Open apps/examples/helloxx/helloxx_main.cxx, which needs to include the following core logic:
#include <cstdio>
#include <syslog.h>
#include "tensorflow/lite/micro/micro_mutable_op_resolver.h"
#include "tensorflow/lite/micro/micro_interpreter.h"
#include "tensorflow/lite/schema/schema_generated.h"
// ==========================================================
// Model Data Definition (Recommend pasting content generated by xxd directly and modifying modifiers)
// ==========================================================
alignas(16) const unsigned char converted_model_tflite[] = {
// ... Paste specific hex data generated by xxd -i here ...

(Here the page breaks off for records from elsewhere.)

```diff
diff --git a/mozjpeg_b200/csrc/kernels.cuh b/mozjpeg_b200/csrc/kernels.cuh
--- a/mozjpeg_b200/csrc/kernels.cuh
+++ b/mozjpeg_b200/csrc/kernels.cuh
@@ -102,8 +102,9 @@
 void launch_gather_seq(const Geom &g, const ScanDesc &sd, const DcRec *nz_rec, const uint8_t *sym, const int16_t *dcq, const RecLayout &rl, uint32_t *hist, uint32_t *status, int n, cudaStream_t s);
 void launch_seed_hist(uint32_t *hist, int slot, int n, cudaStream_t s);
 void launch_gen_tables(const uint32_t *hist, DevHuff *tabs, size_t tabs_set_stride, const SlotMasks &masks, int nsets, cudaStream_t s);
+void launch_trellis_sort(const Geom &g, const DcRec *rec, const RecLayout &rl, void *srec, uint32_t *splits, int n, cudaStream_t s);
 void launch_trellis_ac3(const Geom &g, const TrellisConsts *tc, const DevHuff *tabs, size_t tabs_set_stride,
-                        DcRec *rec, const RecLayout &rl, void *srec, uint32_t *splits, const SymOut &so, int n, int sms, cudaStream_t s);
+                        DcRec *rec, const RecLayout &rl, const void *srec, const uint32_t *splits, const SymOut &so, int n, int sms, cudaStream_t s);
 void launch_trellis_ac_band(const Geom &g, const TrellisConsts *tc, const DevHuff *tabs, size_t tabs_set_stride,
                             DcRec *rec, const RecLayout &rl, int Ss, int Se, const uint16_t *qimg, float4 *eo, int n, cudaStream_t s);
 void launch_trellis_eob_rows(const Geom &g, const DevHuff *tabs, size_t tabs_set_stride, DcRec *rec, const RecLayout &rl, int Ss, int Se,
@@ -111,7 +112,8 @@
 void launch_qopt_sums(const Geom &g, long long *qsum, int n, cudaStream_t s);
 void launch_qopt_update(long long *qsum, uint16_t *qimg, int n, cudaStream_t s);
 void launch_trellis_dc(const Geom &g, const TrellisConsts *tc, const DevHuff *tabs, size_t tabs_set_stride,
-                       const DcRec *rec, unsigned long long *bt, const RecLayout &rl, int vertical, int dc_fast, int16_t *dcq, int write_coef, int n, cudaStream_t s);
+                       const DcRec *rec, unsigned long long *bt, const RecLayout &rl, int vertical, int dc_fast, int16_t *dcq, int write_coef,
+                       int lambda_from_norm, int n, cudaStream_t s);
 void launch_gather_seq_dc(const Geom &g, const ScanDesc &sd, const int16_t *dcq, const RecLayout &rl, uint32_t *hist, uint32_t *status, int n, cudaStream_t s);
 void launch_prog_prepare(const Geom &g, const ScanDesc &sd, uint32_t *aux, uint32_t *run_e, unsigned long long *pm, int *tile_last, int *tile_first, int n, cudaStream_t s);
 void launch_gather_prog(const Geom &g, const ScanDesc &sd, const uint32_t *aux, const uint32_t *run_e, const unsigned long long *pm, uint32_t *hist, uint32_t *status, int n, cudaStream_t s);
```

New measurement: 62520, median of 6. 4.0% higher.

0x1c, 0x00, 0x00, 0x00, 0x54, 0x46, 0x4c, 0x33, // Example header
// ... Middle data omitted ...
};
const unsigned int converted_model_tflite_len = 18200; // Please fill in the actual length
static void test_inference(const void* file_data, size_t arenaSize) {
// 1. Load model
const tflite::Model* model = tflite::GetModel(file_data);
// 2. Register operators
// Note: Only the FullyConnected operator is registered here; add others based on actual model requirements
tflite::MicroMutableOpResolver<1> resolver;
resolver.AddFullyConnected(tflite::Register_FULLY_CONNECTED());
// 3. Allocate memory and instantiate interpreter
std::unique_ptr<uint8_t[]> pArena(new uint8_t[arenaSize]);
// Create an interpreter instance. The interpreter requires the model, operator resolver, and memory buffer as inputs
tflite::MicroInterpreter interpreter(model,
resolver, pArena.get(), arenaSize);
// Allocate tensor memory
interpreter.AllocateTensors();
// 4. Write input data
TfLiteTensor* input_tensor = interpreter.input(0);
float* input_tensor_data = tflite::GetTensorData<float>(input_tensor);
// Test case: Input x = pi/2 (1.5708), expected model output y approx 1.0
float x_value = 1.5708f;
input_tensor_data[0] = x_value;
// 5. Execute inference
interpreter.Invoke();
// Read output result
TfLiteTensor* output_tensor = interpreter.output(0);
float* output_tensor_data = tflite::GetTensorData<float>(output_tensor);
printf("Output value after inference: %f\n", output_tensor_data[0]);
}
4. Verify Results
After compiling and flashing the firmware, run the helloxx command. The terminal should output the following inference result:
Output value after inference:0.99999
If the output value is close to 1.0, it indicates that the model has been successfully loaded on the openvela platform and has completed a sine wave inference calculation.